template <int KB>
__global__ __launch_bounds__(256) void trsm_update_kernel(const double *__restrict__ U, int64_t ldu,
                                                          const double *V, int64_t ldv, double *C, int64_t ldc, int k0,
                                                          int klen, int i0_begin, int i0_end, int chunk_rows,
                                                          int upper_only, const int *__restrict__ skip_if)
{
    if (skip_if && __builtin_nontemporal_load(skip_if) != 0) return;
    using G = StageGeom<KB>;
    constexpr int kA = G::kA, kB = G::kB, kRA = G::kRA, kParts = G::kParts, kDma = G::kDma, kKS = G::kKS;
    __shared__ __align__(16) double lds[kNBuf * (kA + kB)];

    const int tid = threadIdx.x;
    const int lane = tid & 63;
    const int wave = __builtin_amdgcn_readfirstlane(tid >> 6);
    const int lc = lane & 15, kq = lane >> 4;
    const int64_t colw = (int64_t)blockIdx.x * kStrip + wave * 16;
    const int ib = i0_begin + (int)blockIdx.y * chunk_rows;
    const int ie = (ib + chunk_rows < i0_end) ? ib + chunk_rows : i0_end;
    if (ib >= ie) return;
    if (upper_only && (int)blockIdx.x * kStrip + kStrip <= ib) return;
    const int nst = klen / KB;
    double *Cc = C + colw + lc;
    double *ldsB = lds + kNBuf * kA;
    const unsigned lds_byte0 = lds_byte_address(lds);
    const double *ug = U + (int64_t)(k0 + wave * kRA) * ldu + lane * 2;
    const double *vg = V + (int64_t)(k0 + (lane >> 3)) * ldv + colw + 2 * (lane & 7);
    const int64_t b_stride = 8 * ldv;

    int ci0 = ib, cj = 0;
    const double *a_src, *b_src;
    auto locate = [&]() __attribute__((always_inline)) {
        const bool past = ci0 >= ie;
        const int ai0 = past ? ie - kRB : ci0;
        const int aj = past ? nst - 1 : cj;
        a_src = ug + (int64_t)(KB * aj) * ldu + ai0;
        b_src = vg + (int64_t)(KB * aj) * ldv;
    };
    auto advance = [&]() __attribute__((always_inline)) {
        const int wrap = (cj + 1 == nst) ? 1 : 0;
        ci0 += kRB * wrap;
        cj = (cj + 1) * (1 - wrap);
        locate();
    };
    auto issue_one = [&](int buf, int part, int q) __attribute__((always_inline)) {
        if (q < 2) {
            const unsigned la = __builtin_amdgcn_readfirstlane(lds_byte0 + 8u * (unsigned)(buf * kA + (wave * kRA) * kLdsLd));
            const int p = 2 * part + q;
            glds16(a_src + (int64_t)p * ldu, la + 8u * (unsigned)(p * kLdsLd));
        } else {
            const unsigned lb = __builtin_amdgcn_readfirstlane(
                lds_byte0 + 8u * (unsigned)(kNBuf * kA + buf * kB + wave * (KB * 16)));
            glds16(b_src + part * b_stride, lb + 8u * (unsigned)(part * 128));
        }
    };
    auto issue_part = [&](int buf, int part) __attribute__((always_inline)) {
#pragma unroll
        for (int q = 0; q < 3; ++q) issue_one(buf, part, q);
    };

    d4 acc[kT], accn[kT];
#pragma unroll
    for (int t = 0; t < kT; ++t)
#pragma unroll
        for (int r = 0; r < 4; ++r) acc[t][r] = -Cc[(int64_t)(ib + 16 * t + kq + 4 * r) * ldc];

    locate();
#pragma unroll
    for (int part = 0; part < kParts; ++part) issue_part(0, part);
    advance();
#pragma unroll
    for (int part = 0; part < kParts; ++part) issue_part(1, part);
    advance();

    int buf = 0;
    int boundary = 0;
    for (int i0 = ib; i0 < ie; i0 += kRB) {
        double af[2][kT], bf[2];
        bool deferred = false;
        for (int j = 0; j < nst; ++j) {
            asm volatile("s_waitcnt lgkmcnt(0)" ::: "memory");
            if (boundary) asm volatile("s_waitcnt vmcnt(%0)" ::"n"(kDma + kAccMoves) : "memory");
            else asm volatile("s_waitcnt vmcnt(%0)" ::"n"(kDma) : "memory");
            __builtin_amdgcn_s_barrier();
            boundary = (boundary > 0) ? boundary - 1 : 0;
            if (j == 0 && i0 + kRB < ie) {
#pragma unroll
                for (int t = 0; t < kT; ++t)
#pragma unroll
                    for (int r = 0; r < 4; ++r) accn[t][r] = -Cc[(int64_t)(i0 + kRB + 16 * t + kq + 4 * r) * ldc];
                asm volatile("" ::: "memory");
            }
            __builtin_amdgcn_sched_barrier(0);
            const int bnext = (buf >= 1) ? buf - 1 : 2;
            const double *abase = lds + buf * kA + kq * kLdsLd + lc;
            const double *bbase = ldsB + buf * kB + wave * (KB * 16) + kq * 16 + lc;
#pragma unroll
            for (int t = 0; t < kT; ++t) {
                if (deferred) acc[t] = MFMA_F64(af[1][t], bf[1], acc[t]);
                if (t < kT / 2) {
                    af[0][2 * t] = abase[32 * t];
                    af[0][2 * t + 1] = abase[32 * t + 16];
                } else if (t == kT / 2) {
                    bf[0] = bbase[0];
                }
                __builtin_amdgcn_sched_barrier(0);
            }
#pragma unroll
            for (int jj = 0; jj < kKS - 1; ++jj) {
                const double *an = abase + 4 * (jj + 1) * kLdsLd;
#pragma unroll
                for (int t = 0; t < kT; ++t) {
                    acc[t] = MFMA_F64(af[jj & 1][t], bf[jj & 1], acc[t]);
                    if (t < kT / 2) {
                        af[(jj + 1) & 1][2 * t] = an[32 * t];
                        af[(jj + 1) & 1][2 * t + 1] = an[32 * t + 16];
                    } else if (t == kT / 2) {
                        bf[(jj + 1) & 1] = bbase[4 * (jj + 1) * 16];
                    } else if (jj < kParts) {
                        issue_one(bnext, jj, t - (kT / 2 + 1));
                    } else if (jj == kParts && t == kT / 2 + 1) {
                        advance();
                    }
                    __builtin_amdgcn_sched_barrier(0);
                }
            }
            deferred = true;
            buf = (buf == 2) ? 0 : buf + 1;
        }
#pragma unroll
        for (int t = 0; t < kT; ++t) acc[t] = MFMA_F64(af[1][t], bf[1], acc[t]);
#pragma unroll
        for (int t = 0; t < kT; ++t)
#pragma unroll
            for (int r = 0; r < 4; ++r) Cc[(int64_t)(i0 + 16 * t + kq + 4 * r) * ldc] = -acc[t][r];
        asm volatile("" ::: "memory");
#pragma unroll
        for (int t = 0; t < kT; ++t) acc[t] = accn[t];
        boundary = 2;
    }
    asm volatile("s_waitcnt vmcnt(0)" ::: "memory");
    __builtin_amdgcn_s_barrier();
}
+ + + + +
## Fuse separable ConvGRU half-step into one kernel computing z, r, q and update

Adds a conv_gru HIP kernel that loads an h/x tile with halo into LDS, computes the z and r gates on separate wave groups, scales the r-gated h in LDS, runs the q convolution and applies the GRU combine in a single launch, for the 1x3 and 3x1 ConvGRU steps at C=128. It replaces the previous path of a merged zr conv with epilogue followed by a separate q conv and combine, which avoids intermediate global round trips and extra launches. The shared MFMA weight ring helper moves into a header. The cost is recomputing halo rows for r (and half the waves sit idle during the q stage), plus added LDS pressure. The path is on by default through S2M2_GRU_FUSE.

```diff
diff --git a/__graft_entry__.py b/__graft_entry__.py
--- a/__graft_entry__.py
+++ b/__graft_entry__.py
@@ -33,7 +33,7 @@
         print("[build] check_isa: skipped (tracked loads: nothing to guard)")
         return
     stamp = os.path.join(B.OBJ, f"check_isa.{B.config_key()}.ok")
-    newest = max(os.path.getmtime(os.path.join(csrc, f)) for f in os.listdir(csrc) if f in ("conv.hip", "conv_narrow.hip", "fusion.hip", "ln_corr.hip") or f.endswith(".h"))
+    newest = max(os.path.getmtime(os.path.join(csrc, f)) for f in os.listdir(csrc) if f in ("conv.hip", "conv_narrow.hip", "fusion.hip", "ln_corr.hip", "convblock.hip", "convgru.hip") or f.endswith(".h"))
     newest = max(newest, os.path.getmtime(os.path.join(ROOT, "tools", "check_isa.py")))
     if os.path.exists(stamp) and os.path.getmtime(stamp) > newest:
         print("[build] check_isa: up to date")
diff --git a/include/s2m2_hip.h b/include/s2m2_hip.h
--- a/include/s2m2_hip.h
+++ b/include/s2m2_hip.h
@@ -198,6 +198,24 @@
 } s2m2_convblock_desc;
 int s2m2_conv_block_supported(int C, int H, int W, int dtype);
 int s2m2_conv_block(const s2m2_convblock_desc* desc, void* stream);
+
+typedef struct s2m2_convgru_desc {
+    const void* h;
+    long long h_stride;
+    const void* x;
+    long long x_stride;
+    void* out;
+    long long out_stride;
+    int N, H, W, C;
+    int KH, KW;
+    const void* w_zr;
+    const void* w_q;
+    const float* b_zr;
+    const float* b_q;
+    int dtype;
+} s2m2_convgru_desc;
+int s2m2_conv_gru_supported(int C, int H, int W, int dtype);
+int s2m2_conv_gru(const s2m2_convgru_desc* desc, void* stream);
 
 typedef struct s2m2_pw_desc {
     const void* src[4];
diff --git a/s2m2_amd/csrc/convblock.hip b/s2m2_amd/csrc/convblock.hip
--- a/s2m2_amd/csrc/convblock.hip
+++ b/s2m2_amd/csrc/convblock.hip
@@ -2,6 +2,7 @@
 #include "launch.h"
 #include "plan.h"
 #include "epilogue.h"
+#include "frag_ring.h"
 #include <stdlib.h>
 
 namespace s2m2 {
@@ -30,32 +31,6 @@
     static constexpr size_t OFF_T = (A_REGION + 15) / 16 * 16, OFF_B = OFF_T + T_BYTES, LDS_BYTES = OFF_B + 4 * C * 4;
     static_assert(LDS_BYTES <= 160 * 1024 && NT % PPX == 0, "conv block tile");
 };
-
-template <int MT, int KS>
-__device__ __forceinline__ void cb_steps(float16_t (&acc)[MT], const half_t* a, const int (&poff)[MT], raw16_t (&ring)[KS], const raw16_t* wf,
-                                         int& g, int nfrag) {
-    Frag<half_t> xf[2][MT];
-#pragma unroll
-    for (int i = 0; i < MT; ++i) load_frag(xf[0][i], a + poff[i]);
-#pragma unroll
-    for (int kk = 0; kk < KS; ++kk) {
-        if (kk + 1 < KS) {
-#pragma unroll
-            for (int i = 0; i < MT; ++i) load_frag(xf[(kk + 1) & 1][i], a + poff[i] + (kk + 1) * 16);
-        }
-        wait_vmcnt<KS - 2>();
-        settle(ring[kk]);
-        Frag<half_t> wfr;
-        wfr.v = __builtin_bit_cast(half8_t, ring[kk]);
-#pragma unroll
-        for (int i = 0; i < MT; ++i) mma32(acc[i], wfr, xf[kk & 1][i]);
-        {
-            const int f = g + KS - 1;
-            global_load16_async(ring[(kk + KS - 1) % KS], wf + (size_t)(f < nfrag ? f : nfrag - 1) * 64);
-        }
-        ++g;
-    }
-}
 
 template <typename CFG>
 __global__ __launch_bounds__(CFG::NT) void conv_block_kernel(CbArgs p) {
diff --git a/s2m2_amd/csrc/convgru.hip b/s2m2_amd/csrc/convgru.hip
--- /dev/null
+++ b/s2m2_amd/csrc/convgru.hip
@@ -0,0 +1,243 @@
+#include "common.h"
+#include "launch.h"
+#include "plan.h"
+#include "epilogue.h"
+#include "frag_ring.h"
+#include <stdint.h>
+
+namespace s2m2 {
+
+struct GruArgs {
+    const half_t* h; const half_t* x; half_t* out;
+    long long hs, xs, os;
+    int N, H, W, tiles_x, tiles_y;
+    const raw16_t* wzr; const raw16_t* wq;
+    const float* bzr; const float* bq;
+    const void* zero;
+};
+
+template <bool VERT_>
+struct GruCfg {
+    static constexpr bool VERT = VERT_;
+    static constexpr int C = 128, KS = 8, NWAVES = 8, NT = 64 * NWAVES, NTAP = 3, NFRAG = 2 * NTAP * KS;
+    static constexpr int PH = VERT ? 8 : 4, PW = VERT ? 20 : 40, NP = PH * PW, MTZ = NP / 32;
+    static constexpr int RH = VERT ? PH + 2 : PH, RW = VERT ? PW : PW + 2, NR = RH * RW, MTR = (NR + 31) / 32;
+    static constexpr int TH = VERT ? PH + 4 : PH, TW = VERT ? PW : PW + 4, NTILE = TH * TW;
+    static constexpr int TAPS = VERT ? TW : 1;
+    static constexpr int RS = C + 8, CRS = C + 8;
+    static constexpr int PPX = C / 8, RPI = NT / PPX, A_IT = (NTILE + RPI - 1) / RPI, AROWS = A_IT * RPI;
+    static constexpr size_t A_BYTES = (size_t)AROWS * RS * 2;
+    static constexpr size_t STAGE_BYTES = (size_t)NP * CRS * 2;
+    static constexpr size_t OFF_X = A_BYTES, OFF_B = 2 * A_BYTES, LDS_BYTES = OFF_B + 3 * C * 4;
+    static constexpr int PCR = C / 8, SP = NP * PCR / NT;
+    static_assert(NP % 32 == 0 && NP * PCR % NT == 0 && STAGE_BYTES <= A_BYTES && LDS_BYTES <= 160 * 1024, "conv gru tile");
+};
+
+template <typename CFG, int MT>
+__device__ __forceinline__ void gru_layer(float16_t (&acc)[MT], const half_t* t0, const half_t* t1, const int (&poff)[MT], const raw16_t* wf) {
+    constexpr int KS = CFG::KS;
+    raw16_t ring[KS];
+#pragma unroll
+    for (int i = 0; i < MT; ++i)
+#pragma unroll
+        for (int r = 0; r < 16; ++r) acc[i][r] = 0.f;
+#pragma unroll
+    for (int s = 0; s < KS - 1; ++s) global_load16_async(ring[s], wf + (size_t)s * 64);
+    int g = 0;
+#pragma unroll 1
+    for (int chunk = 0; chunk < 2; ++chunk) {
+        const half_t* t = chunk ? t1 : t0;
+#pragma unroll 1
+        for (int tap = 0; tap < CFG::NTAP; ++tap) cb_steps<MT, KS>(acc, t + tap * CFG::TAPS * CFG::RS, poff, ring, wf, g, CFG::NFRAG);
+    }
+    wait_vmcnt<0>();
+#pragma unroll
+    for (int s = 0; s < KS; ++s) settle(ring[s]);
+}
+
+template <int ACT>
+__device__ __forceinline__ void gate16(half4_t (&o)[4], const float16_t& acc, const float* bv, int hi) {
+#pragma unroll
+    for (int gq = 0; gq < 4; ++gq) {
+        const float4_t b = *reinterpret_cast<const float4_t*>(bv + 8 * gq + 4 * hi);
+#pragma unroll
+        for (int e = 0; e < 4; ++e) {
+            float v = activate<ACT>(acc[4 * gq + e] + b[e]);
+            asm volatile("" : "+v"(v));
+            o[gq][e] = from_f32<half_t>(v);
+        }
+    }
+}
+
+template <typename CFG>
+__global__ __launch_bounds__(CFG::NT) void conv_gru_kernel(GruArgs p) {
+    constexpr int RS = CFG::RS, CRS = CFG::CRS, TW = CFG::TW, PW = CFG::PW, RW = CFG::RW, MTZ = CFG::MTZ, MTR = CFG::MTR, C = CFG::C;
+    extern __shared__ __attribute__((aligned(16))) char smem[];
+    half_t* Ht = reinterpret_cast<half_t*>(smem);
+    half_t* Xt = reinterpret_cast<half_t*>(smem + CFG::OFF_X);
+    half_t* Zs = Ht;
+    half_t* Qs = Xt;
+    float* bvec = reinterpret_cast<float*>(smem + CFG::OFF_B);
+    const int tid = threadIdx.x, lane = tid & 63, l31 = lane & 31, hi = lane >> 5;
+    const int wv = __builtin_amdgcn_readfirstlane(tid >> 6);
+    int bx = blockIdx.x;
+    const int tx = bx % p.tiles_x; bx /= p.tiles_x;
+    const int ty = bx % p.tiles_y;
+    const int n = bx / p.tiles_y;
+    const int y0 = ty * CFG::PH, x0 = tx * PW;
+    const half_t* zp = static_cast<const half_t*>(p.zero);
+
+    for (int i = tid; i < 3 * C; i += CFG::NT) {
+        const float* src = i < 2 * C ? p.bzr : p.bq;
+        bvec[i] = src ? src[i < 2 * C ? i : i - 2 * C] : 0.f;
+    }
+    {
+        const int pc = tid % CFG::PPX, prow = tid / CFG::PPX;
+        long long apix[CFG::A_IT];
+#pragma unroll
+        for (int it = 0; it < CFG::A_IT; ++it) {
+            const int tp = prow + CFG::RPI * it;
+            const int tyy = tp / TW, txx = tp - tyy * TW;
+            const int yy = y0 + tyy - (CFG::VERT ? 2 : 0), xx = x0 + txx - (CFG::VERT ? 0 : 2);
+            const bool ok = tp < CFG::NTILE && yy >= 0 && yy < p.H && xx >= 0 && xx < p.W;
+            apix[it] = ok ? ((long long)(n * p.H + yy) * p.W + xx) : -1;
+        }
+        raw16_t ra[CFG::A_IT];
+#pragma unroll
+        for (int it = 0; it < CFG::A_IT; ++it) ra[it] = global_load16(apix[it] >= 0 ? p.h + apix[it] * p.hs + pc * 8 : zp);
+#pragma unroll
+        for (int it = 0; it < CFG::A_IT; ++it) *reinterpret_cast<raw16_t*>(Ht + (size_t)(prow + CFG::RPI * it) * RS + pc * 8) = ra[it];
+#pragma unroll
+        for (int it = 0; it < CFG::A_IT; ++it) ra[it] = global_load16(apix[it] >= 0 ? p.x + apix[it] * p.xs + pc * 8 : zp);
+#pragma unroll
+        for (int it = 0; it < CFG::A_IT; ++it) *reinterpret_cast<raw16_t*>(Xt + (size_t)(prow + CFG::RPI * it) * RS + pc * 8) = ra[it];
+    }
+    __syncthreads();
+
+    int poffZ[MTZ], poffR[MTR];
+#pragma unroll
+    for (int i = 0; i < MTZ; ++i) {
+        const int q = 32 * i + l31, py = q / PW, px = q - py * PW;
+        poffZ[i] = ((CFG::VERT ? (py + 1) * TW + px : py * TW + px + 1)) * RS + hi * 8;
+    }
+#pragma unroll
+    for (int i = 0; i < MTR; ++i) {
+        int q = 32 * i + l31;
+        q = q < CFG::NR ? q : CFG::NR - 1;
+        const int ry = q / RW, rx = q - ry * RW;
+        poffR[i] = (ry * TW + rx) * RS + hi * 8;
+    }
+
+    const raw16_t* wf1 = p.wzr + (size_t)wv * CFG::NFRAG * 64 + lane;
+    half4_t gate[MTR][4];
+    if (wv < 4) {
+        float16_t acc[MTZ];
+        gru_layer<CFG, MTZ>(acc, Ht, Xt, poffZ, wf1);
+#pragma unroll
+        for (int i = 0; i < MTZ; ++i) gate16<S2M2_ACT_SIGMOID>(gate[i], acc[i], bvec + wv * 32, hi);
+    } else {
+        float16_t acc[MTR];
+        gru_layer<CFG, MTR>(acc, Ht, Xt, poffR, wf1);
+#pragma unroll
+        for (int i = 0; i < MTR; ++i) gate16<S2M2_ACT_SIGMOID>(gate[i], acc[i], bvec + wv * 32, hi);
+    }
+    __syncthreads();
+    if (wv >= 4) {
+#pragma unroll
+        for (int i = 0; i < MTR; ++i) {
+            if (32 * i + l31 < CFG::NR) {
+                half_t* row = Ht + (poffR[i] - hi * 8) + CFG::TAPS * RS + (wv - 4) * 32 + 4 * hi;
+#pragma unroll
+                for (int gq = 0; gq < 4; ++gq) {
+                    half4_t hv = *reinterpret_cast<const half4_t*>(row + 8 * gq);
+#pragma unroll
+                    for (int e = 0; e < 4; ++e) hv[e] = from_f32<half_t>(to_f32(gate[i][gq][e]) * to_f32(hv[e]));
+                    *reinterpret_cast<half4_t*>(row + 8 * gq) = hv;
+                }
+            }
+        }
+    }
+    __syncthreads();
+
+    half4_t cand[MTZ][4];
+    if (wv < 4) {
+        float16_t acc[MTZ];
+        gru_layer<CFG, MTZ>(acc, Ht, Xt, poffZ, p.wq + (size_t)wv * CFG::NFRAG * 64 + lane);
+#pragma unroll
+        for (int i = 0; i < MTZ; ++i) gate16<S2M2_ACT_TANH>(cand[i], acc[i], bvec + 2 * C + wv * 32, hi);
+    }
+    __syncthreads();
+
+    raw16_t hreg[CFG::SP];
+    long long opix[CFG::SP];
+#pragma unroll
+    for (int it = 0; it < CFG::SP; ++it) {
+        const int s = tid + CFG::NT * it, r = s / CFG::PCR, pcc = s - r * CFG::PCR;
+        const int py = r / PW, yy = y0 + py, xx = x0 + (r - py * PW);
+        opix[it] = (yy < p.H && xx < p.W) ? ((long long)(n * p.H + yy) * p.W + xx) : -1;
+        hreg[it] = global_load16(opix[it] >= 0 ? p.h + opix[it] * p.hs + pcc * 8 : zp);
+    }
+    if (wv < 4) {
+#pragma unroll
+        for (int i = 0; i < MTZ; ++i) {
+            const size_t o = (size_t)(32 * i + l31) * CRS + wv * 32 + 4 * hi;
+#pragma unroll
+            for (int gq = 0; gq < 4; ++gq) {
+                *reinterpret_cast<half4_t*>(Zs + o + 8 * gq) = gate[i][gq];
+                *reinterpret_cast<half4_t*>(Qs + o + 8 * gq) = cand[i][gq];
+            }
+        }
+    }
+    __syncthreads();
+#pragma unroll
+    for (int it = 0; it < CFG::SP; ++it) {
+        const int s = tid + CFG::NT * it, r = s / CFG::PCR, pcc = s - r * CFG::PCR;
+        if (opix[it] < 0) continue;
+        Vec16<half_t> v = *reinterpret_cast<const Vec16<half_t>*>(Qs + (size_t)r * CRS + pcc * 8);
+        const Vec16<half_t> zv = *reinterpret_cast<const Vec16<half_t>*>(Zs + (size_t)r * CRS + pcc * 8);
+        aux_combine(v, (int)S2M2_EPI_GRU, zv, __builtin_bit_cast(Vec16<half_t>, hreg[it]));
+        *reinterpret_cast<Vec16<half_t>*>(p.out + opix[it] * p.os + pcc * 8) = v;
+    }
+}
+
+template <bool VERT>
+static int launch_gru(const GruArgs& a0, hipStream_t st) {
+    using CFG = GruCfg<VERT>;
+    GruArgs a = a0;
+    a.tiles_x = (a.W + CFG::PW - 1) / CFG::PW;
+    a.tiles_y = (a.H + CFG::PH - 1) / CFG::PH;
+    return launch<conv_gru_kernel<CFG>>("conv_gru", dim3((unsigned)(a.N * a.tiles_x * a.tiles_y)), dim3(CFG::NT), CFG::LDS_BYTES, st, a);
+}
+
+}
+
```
+ + + + +
What is expected
In the listing above, locate the line containing "template <int KB>" and the line containing "const double *V, int64_t". Extract those two lines and every line between them, exactly as written, and only those.

Expected answer
template <int KB>
__global__ __launch_bounds__(256) void trsm_update_kernel(const double *__restrict__ U, int64_t ldu,
                                                          const double *V, int64_t ldv, double *C, int64_t ldc, int k0,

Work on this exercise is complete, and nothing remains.